Da BBC Brasil
Relatório da Henley & Partners estima que 1,2 mil milionários devem deixar o Brasil em 2025, mas dados inéditos da Receita mostram que a taxa de saída em relação ao total de ricos vem caindo desde 2017, mesmo com a discussão sobre aumento da tributação.
A reforma do Imposto de Renda que tramita na Câmara reacendeu uma polêmica antiga: a suposta fuga de milionários do Brasil diante do aumento da tributação dos mais ricos. A narrativa ganhou força após a consultoria Henley & Partners projetar que 1,2 mil milionários devem deixar o país em 2025 — número 50% maior do que o registrado em 2024. Caso se confirme, seria o maior êxodo da América Latina neste ano.
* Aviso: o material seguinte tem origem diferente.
#pragma unroll
  for (int d = 0; d < D; ++d) issue(d, d);
  int c = 0;
  for (; c + D < nch; c += D) {
#pragma unroll
    for (int d = 0; d < D; ++d) {
      consume(d, d & 1);
      if (c == 0 && d == 0) stamp(1);
      issue(c + d + D, d);
    }
  }
#pragma unroll
  for (int d = 0; d < D; ++d) {
    consume(d, d & 1);
    if (c == 0 && d == 0) stamp(1);
  }
  stamp(2);

  const bool pair = A.epi == EP_SILU || A.epi == EP_ROPEKV;
  const float inv_k = 1.f / (float)A.K;
  const int g = lane >> 4, cl = lane & 15;
  auto epi_any = [&](int m, int tile, f32x4 v, f32x4 v2) -> float {
    switch (A.epi) {
      case EP_PLAIN: return epi_quad<EP_PLAIN>(A, m, tile, 4 * g, v, v2);
      case EP_SILU: return epi_quad<EP_SILU>(A, m, tile, 4 * g, v, v2);
      case EP_RESID: return epi_quad<EP_RESID>(A, m, tile, 4 * g, v, v2);
      case EP_ROPEPERM: return epi_quad<EP_ROPEPERM>(A, m, tile, 4 * g, v, v2);
      default: return epi_quad<EP_ROPEKV>(A, m, tile, 4 * g, v, v2);
    }
  };
  auto row_stat = [&](int mg, int m, float sq) {
    sq += __shfl_xor(sq, 16, 64);
    sq += __shfl_xor(sq, 32, 64);
    if (g == 0 && m < A.M) atomicAdd(rsq + mg * 16 + cl, sq);
  };
  auto flush_row_stats = [&]() {
    __syncthreads();
    if (A.ss_out)
      for (int i = threadIdx.x; i < MT; i += NTH) {
        const float v = rsq[i];
        if (v != 0.f && row0 + i < A.M) atomicAdd(A.ss_out + row0 + i, v);
      }
  };

  if (A.S * WK == 1 && (!pair || TPW % 2 == 0)) {
#pragma unroll
    for (int mg = 0; mg < MG; ++mg) {
      const int m = row0 + mg * 16 + cl;
      float sq = 0.f;
      if (m < A.M) {
        const float rs = A.ss_in ? rsqrtf(A.ss_in[m] * inv_k + A.eps) : 1.f;
        if (pair) {
#pragma unroll
          for (int j = 0; j + 1 < TPW; j += 2) epi_any(m, t0 + wt * TPW + j, acc[mg][j] * rs, acc[mg][j + 1] * rs);
        } else {
#pragma unroll
          for (int j = 0; j < TPW; ++j) sq += epi_any(m, t0 + wt * TPW + j, acc[mg][j] * rs, acc[mg][j]);
        }
      }
      if (A.ss_out) row_stat(mg, m, sq);
    }
    flush_row_stats();
    stamp(3);
    stamp(4);
    return;
  }

  const int TU = pair ? CT / 2 : CT;
  const int U = TU * MG;
  const int u0 = s + A.S * wid;
  Pre pre0{};
  if (u0 < U) {
    const int tl = pair ? 2 * (u0 / MG) : u0 / MG;
    pre0 = preload(A, row0 + (u0 % MG) * 16 + cl, t0 + tl, 4 * g);
  }

  const int SV = A.S * WK;
  float* gslab = A.ws + (size_t)gid * SV * CT * MG * 256;
  {
    const __amdgpu_buffer_rsrc_t rs =
        __builtin_amdgcn_make_buffer_rsrc(gslab, 0, SV * CT * MG * 1024, 0x00020000);
    const int sv = s * WK + wk;
#pragma unroll
    for (int j = 0; j < TPW; ++j)
#pragma unroll
      for (int mg = 0; mg < MG; ++mg) {
        const int f = (wt * TPW + j) * MG + mg;
        __builtin_amdgcn_raw_buffer_store_b128(__builtin_bit_cast(u32x4, acc[mg][j]), rs,
                                               ((sv * CT * MG + f) * 64 + lane) * 16, 0, 16);
      }
  }
  asm volatile("s_waitcnt vmcnt(0)" ::: "memory");
  int* ctr = A.counters + 2 * gid;
  group_barrier(ctr, A.S, A.err, A.rel & 1);
  stamp(3);

  const __amdgpu_buffer_rsrc_t ra = __builtin_amdgcn_make_buffer_rsrc(gslab, 0, SV * CT * MG * 1024, 0x00020000);
  for (int u = s + A.S * wid; u < U; u += A.S * W) {
    const int tu = u / MG, mg = u % MG;
    const int tl = pair ? 2 * tu : tu;
    const int f = tl * MG + mg;
    f32x4 v = f32x4{0.f, 0.f, 0.f, 0.f}, v2 = f32x4{0.f, 0.f, 0.f, 0.f};
    auto gather = [&](auto two) {
      constexpr bool TWO = decltype(two)::value;
      for (int p0 = 0; p0 < SV; p0 += 8) {
        f32x4 ta[8], tb[8];
#pragma unroll
        for (int q = 0; q < 8; ++q) {
          const int p = min(p0 + q, SV - 1);
          ta[q] = __builtin_bit_cast(f32x4, __builtin_amdgcn_raw_buffer_load_b128(ra, ((p * CT * MG + f) * 64 + lane) * 16, 0, 16));
          if constexpr (TWO)
            tb[q] = __builtin_bit_cast(
                f32x4, __builtin_amdgcn_raw_buffer_load_b128(ra, ((p * CT * MG + f + MG) * 64 + lane) * 16, 0, 16));
        }
#pragma unroll
        for (int q = 0; q < 8; ++q) {
          const float keep = p0 + q < SV ? 1.f : 0.f;
          v += ta[q] * keep;
          if constexpr (TWO) v2 += tb[q] * keep;
        }
      }
    };
    if (pair) gather(std::true_type{});
    else gather(std::false_type{});
    const int m = row0 + mg * 16 + cl;
    float sq = 0.f;
    if (m < A.M) {
      if (u == u0) {
        sq = epi_pre(A, m, t0 + tl, 4 * g, v * pre0.rs, v2 * pre0.rs, pre0);
      } else {
        const float rs = A.ss_in ? rsqrtf(A.ss_in[m] * inv_k + A.eps) : 1.f;
        sq = epi_any(m, t0 + tl, v * rs, v2 * rs);
      }
    }
    if (A.ss_out) row_stat(mg, m, sq);
  }
  flush_row_stats();
  stamp(4);
  if (threadIdx.x == 0) {
    const int left = __hip_atomic_fetch_add((gi32*)(ctr + 1), 1, __ATOMIC_RELAXED, __HIP_MEMORY_SCOPE_AGENT);
    if (left == A.S - 1) {
      __hip_atomic_store((gi32*)ctr, 0, __ATOMIC_RELAXED, __HIP_MEMORY_SCOPE_AGENT);
      __hip_atomic_store((gi32*)(ctr + 1), 0, __ATOMIC_RELAXED, __HIP_MEMORY_SCOPE_AGENT);
    }
  }
}

struct Shape {
  int tpw, wt, wk;
};
static const Shape kShapes[] = {
    {1, 4, 1}, {2, 4, 1}, {3, 4, 1}, {4, 4, 1}, {1, 4, 2}, {2, 2, 2}, {3, 2, 2},
    {1, 6, 1}, {2, 6, 1}, {2, 7, 1}, {2, 8, 1}, {1, 8, 1},
};

template <int MG, int TPW, int WT, int WK>
static bool launch_d(const Args& a, int D, int grid, hipStream_t st) {
  switch (D) {
    case 2: hipLaunchKernelGGL((stream_gemm_kernel<MG, TPW, WT, WK, 2>), dim3(grid), dim3(WT * WK * 64), 0, st, a); return true;
    case 4: hipLaunchKernelGGL((stream_gemm_kernel<MG, TPW, WT, WK, 4>), dim3(grid), dim3(WT * WK * 64), 0, st, a); return true;
    case 8: hipLaunchKernelGGL((stream_gemm_kernel<MG, TPW, WT, WK, 8>), dim3(grid), dim3(WT * WK * 64), 0, st, a); return true;
    case 16: hipLaunchKernelGGL((stream_gemm_kernel<MG, TPW, WT, WK, 16>), dim3(grid), dim3(WT * WK * 64), 0, st, a); return true;
    default: return false;
  }
}

template <int MG>
static bool launch_mg(const Args& a, int tpw, int wt, int wk, int D, int grid, hipStream_t st) {
#define PA_SG(T_, W_, K_) \
  if (tpw == T_ && wt == W_ && wk == K_) return launch_d<MG, T_, W_, K_>(a, D, grid, st);
  PA_SG(1, 4, 1) PA_SG(2, 4, 1) PA_SG(3, 4, 1) PA_SG(4, 4, 1) PA_SG(1, 4, 2) PA_SG(2, 2, 2) PA_SG(3, 2, 2)
  PA_SG(1, 6, 1) PA_SG(2, 6, 1) PA_SG(2, 7, 1) PA_SG(2, 8, 1) PA_SG(1, 8, 1)
#undef PA_SG
  return false;
}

Mas o levantamento da Henley, que se baseia em metodologias próprias de monitoramento de mobilidade de pessoas de alta renda, foi questionado por especialistas. Para aprofundar a discussão, a BBC News Brasil solicitou dados oficiais à Receita Federal por meio da Lei de Acesso à Informação. Os números revelam um cenário mais complexo: embora centenas de milionários deixem o país todos os anos, a proporção em relação ao total vem caindo desde 2017.
De acordo com a Receita, em 2025, até agosto, 1.446 milionários já haviam entregue a declaração de saída definitiva do Brasil, número que se aproxima do recorde de 2017, quando 1.461 pessoas dessa faixa migraram. No entanto, quando comparado ao total de milionários existentes no país, o percentual de saída caiu. Se em 2017 quase 1% desse grupo deixou o Brasil, hoje a média anual é de 0,5%, mesmo com o avanço do debate sobre aumento de impostos para os mais ricos.
O dado é importante porque o número de milionários no Brasil mais que quadruplicou em 12 anos: eram 81 mil em 2011, passaram a 152 mil em 2017 e chegaram a 366 mil em 2023. Esse crescimento se deve tanto à inflação quanto ao aumento da concentração de renda, que beneficiou sobretudo o 0,1% mais rico da população.
Especialistas como o economista Manoel Pires, da FGV, e Sergio Gobetti, do Ipea, ressaltam que a saída de milionários não pode ser atribuída exclusivamente à agenda tributária. Fatores como crises políticas, operações de combate à corrupção e acordos internacionais de cooperação fiscal foram determinantes, especialmente em 2017. Hoje, o fenômeno se explica mais pela busca por segurança, diversificação de investimentos e vantagens fiscais em países como Estados Unidos, Portugal, Reino Unido, Uruguai e Espanha.
Ao mesmo tempo, a discussão sobre tributação se intensifica no Brasil. A reforma do IR proposta pelo governo Lula prevê isenção para quem ganha até R$ 5 mil, desconto parcial até R$ 7,35 mil, taxação progressiva de até 10% para rendas acima de R$ 600 mil por ano, além da taxação de lucros e dividendos acima de R$ 50 mil mensais e de 10% sobre dividendos enviados ao exterior.
Para críticos como Henrique Meirelles, ex-ministro da Fazenda, a medida pode prejudicar a competitividade do país. Já defensores da reforma argumentam que ela corrige distorções históricas, já que o Brasil é um dos poucos países que não tributa lucros e dividendos, fazendo com que ricos paguem proporcionalmente menos impostos que trabalhadores de renda média.
Na prática, os números indicam que não há uma fuga generalizada de milionários por causa da reforma tributária. O movimento existe, mas é restrito a uma parcela muito pequena e tem sido contrabalançado pelo crescimento acelerado do número de pessoas com renda anual acima de R$ 1 milhão.